### TASK BRIEF
Which lines run from the line with "-#pragma unroll" through the line with "const uint64_t sd" in the entries below? Print them exactly, both ends included, and nothing more.

——————————

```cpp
struct TuningEntry {
    int mask, max;
    std::atomic<int> value;
    TuningEntry(int def, int m, int x) : mask(m), max(x), value(def) {}
    bool accepts(int v) const { return mask ? (v & ~mask) == 0 : v >= 0 && v <= max; }
};
static TuningEntry g_tuning[] = {
    {0, 0, -1},
    {1 << 0, 0x7f | 1 << 10 | 1 << 11, 0},
    {1, 0, 1},
    {1, 0, 1},
    {1, 0, 1},
    {0, 0, 3},
    {0, 0, INT_MAX},
    {0, 0, 1},
    {1 << 0 | 1 << 1 | 1 << 7, 0xf | 7 << 7 | 1 << 16, 0},
    {1, 0, 1},
};
constexpr int N_TUNING = sizeof(g_tuning) / sizeof(g_tuning[0]);

int tuning(TuningKey key) { return g_tuning[key].value.load(); }

}

namespace mk {

int fail(moka_ctx *ctx, int code, const std::string &msg)
{
    set_error(msg);
    if (ctx) ctx->err = msg;
    return code;
}

int lanes_per_column(int K)
{
    int l = 1;
    while (l < K && l < 64) l <<= 1;
    return l;
}

// ... 288 lines not shown
    const uint32_t rowB = 480;
    const int64_t nRows = bytes / rowB, nFetch = nRows / 4;
    uint32_t *sink = reinterpret_cast<uint32_t *>(static_cast<unsigned char *>(buf) + bytes);
    double best = 0.0;
    hipError_t rc = hipMemsetAsync(buf, 0x5A, (size_t)bytes + 64, s);
    for (int i = 0; i < iters && rc == hipSuccess; ++i) {
        if ((rc = hipEventRecord(ctx->ev0, s)) != hipSuccess) break;
        if ((rc = launch_bw_gather_n(buf, nRows, rowB, nFetch, sink, ctx->nCUs, s)) != hipSuccess) break;
        if ((rc = hipEventRecord(ctx->ev1, s)) != hipSuccess) break;
        if ((rc = hipEventSynchronize(ctx->ev1)) != hipSuccess) break;
        float ms = 0.f;
        if ((rc = hipEventElapsedTime(&ms, ctx->ev0, ctx->ev1)) != hipSuccess) break;
        best = std::max(best, (double)nFetch * rowB / ((double)ms * 1e-3) / 1e9);
    }
    (void)hipStreamSynchronize(s);
    (void)hipFree(buf);
    HIPCHK(ctx, rc);
    *gbs = best;
    return MOKA_OK;
}

int moka_set_tuning(int key, int value)
{
    if (key < 1 || key >= N_TUNING) return fail(nullptr, MOKA_ERR_ARG, "unknown tuning key");
    if (!g_tuning[key].accepts(value)) return fail(nullptr, MOKA_ERR_ARG, "tuning key " + std::to_string(key) + ": value names no kernel instance");
    g_tuning[key].value.store(value);
    return MOKA_OK;
}

int moka_get_tuning(int key, int *value)
{
    if (!value) return fail(nullptr, MOKA_ERR_ARG, "value is NULL");
    if (key < 1 || key >= N_TUNING) return fail(nullptr, MOKA_ERR_ARG, "unknown tuning key");
    *value = g_tuning[key].value.load();
    return MOKA_OK;
}

int moka_kernel_variant_available(int variant)
{
    return variant == 0 || variant == 3 || variant == 4 || variant == 11;
}

int moka_set_kernel_variant(moka_ctx *ctx, int variant)
{
    if (!ctx) return fail(nullptr, MOKA_ERR_ARG, "ctx is NULL");
    if (variant < 0 || variant > 14) return fail(ctx, MOKA_ERR_ARG, "variant must be 0..14");
    if (!moka_kernel_variant_available(variant))
        return fail(ctx, MOKA_ERR_UNSUPPORTED, "this kernel variant was an experiment of rounds 1-3 and no longer exists (0, 3, 4, 11 do)");
    ctx->variant = variant;
    return MOKA_OK;
}

int moka_mesh_create(moka_ctx *ctx, const moka_mesh_desc *desc, moka_mesh **out)
{
    if (!ctx || !out) return fail(ctx, MOKA_ERR_ARG, "NULL argument");
    *out = nullptr;
// ... 252 lines not shown
```

mpas-ocean.jl_amd/csrc/api_state.hip:

```cpp
#include <hip/hip_runtime.h>

#include <algorithm>
#include <cmath>
#include <climits>
#include <cstdint>
#include <mutex>
#include <new>
#include <string>
#include <unordered_set>
#include <utility>
#include <vector>
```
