@@ -334,21 +343,31 @@
   const Win w = win_of(P);
   uint32_t ovf = 0, over = 0;
   const uint32_t fl = __hip_atomic_load(P.flags, __ATOMIC_RELAXED, __HIP_MEMORY_SCOPE_AGENT);
-  if (fl & UGPU_FLAG_BUDGET) return;
   const bool any_open = FMT == 0 && P.open && (fl & UGPU_FLAG_OPEN);
   if (any_open)
     for (int i = tid; i < kMaxRec / 32; i += kFixThreads) openm[i] = 0;
   __syncthreads();
+  if (fl & UGPU_FLAG_BUDGET) {
+    if (tid == 0) publish_flags(P, fl);
+    return;
+  }
+  uint64_t cnt[PER];
+  uint64_t md = 0, mdc = 0;
 #pragma unroll
   for (int j = 0; j < PER; ++j) {
     const int b = j * kFixThreads + tid;
+    cnt[j] = 0;
     if (b < G) {
       const uint64_t* r = reinterpret_cast<const uint64_t*>(P.recs + b);
       ent[b] = r[0];
       exi[b] = r[1];
+      cnt[j] = r[2];
+      md += r[3];
+      mdc += r[4];
       if (any_open && (r[7] & kRecOpen)) atomicOr(&openm[b >> 5], 1u << (b & 31));
     }
   }
+  bool reread = any_open;
   if (any_open) {
     __syncthreads();
     resolve_open<FMT>(P, T, C, w, G, tid, exi, openm, ovf, over);
@@ -379,6 +398,7 @@
       ent[b] = nx;
     }
     if (!__syncthreads_or(chm != 0)) break;
+    reread = true;
     if (__syncthreads_or(over) || ++rounds >= P.max_rounds) {
       over = 1;
       break;
@@ -386,17 +406,18 @@
   }
   __threadfence_block();
   __syncthreads();
-  uint64_t cnt[PER];
-  uint64_t md = 0, mdc = 0;
-#pragma unroll
-  for (int j = 0; j < PER; ++j) {
-    const int b = j * kFixThreads + tid;
-    cnt[j] = 0;
-    if (b < G) {
-      const uint64_t* r = reinterpret_cast<const uint64_t*>(P.recs + b);
-      cnt[j] = r[2];
-      md += r[3];
-      mdc += r[4];
+  if (reread) {
+    md = mdc = 0;
+#pragma unroll
+    for (int j = 0; j < PER; ++j) {
+      const int b = j * kFixThreads + tid;
+      cnt[j] = 0;
+      if (b < G) {
+        const uint64_t* r = reinterpret_cast<const uint64_t*>(P.recs + b);
+        cnt[j] = r[2];
+        md += r[3];
+        mdc += r[4];
+      }
     }
   }
   const uint64_t sd = wave_sum(md), sdc = wave_sum(mdc);
@@ -404,30 +425,42 @@
     wred[1][wid] = sd;
     wred[2][wid] = sdc;
   }
-  uint64_t carry = 0;
+  constexpr int kFixWaves = kFixThreads / 64;
+  static_assert(PER * kFixWaves == 128, "wave 0 scans two wave sums per lane");
+  uint64_t incl[PER];
 #pragma unroll
   for (int j = 0; j < PER; ++j) {
-    uint64_t incl = cnt[j];
+    incl[j] = cnt[j];
 #pragma unroll
     for (int o = 1; o < 64; o <<= 1) {
-      uint64_t y = __shfl_up(incl, o, 64);
-      if (lane >= o) incl += y;
-    }
-    __syncthreads();
-    if (lane == 63) wscan[wid] = incl;
-    __syncthreads();
-    uint64_t off = carry, tot = 0;
-    for (int k = 0; k < kFixThreads / 64; ++k) {
-      if (k < wid) off += wscan[k];
-      tot += wscan[k];
-    }
+      uint64_t y = __shfl_up(incl[j], o, 64);
+      if (lane >= o) incl[j] += y;
+    }
+    if (lane == 63) wpart[j * kFixWaves + wid] = incl[j];
+  }
+  __syncthreads();
+  if (wid == 0) {
+    const uint64_t v0 = wpart[2 * lane], v1 = wpart[2 * lane + 1];
+    uint64_t is = v0 + v1;
+#pragma unroll
+    for (int o = 1; o < 64; o <<= 1) {
+      uint64_t y = __shfl_up(is, o, 64);
+      if (lane >= o) is += y;
+    }
+    wpart[2 * lane] = is - v0 - v1;
+    wpart[2 * lane + 1] = is - v1;
+    if (lane == 63) wscan[0] = is;
+  }
+  __syncthreads();
+#pragma unroll
+  for (int j = 0; j < PER; ++j) {
     const int b = j * kFixThreads + tid;
     if (b < G) {
-      P.out_base_out[b] = off + incl - cnt[j];
+      P.out_base_out[b] = wpart[j * kFixWaves + wid] + incl[j] - cnt[j];
       P.entries_out[b] = ent[b];
     }
-    carry += tot;
-  }
+  }
+  const uint64_t carry = wscan[0];
   if (ovf) atomicOr(P.flags, UGPU_FLAG_HALO);
   if (over && tid == 0) atomicOr(P.flags, UGPU_FLAG_BUDGET);
   __syncthreads();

——————————

### TASK OUTPUT
-#pragma unroll
-  for (int j = 0; j < PER; ++j) {
-    const int b = j * kFixThreads + tid;
-    cnt[j] = 0;
-    if (b < G) {
-      const uint64_t* r = reinterpret_cast<const uint64_t*>(P.recs + b);
-      cnt[j] = r[2];
-      md += r[3];
-      mdc += r[4];
+  if (reread) {
+    md = mdc = 0;
+#pragma unroll
+    for (int j = 0; j < PER; ++j) {
+      const int b = j * kFixThreads + tid;
+      cnt[j] = 0;
+      if (b < G) {
+        const uint64_t* r = reinterpret_cast<const uint64_t*>(P.recs + b);
+        cnt[j] = r[2];
+        md += r[3];
+        mdc += r[4];
+      }
     }
   }
   const uint64_t sd = wave_sum(md), sdc = wave_sum(mdc);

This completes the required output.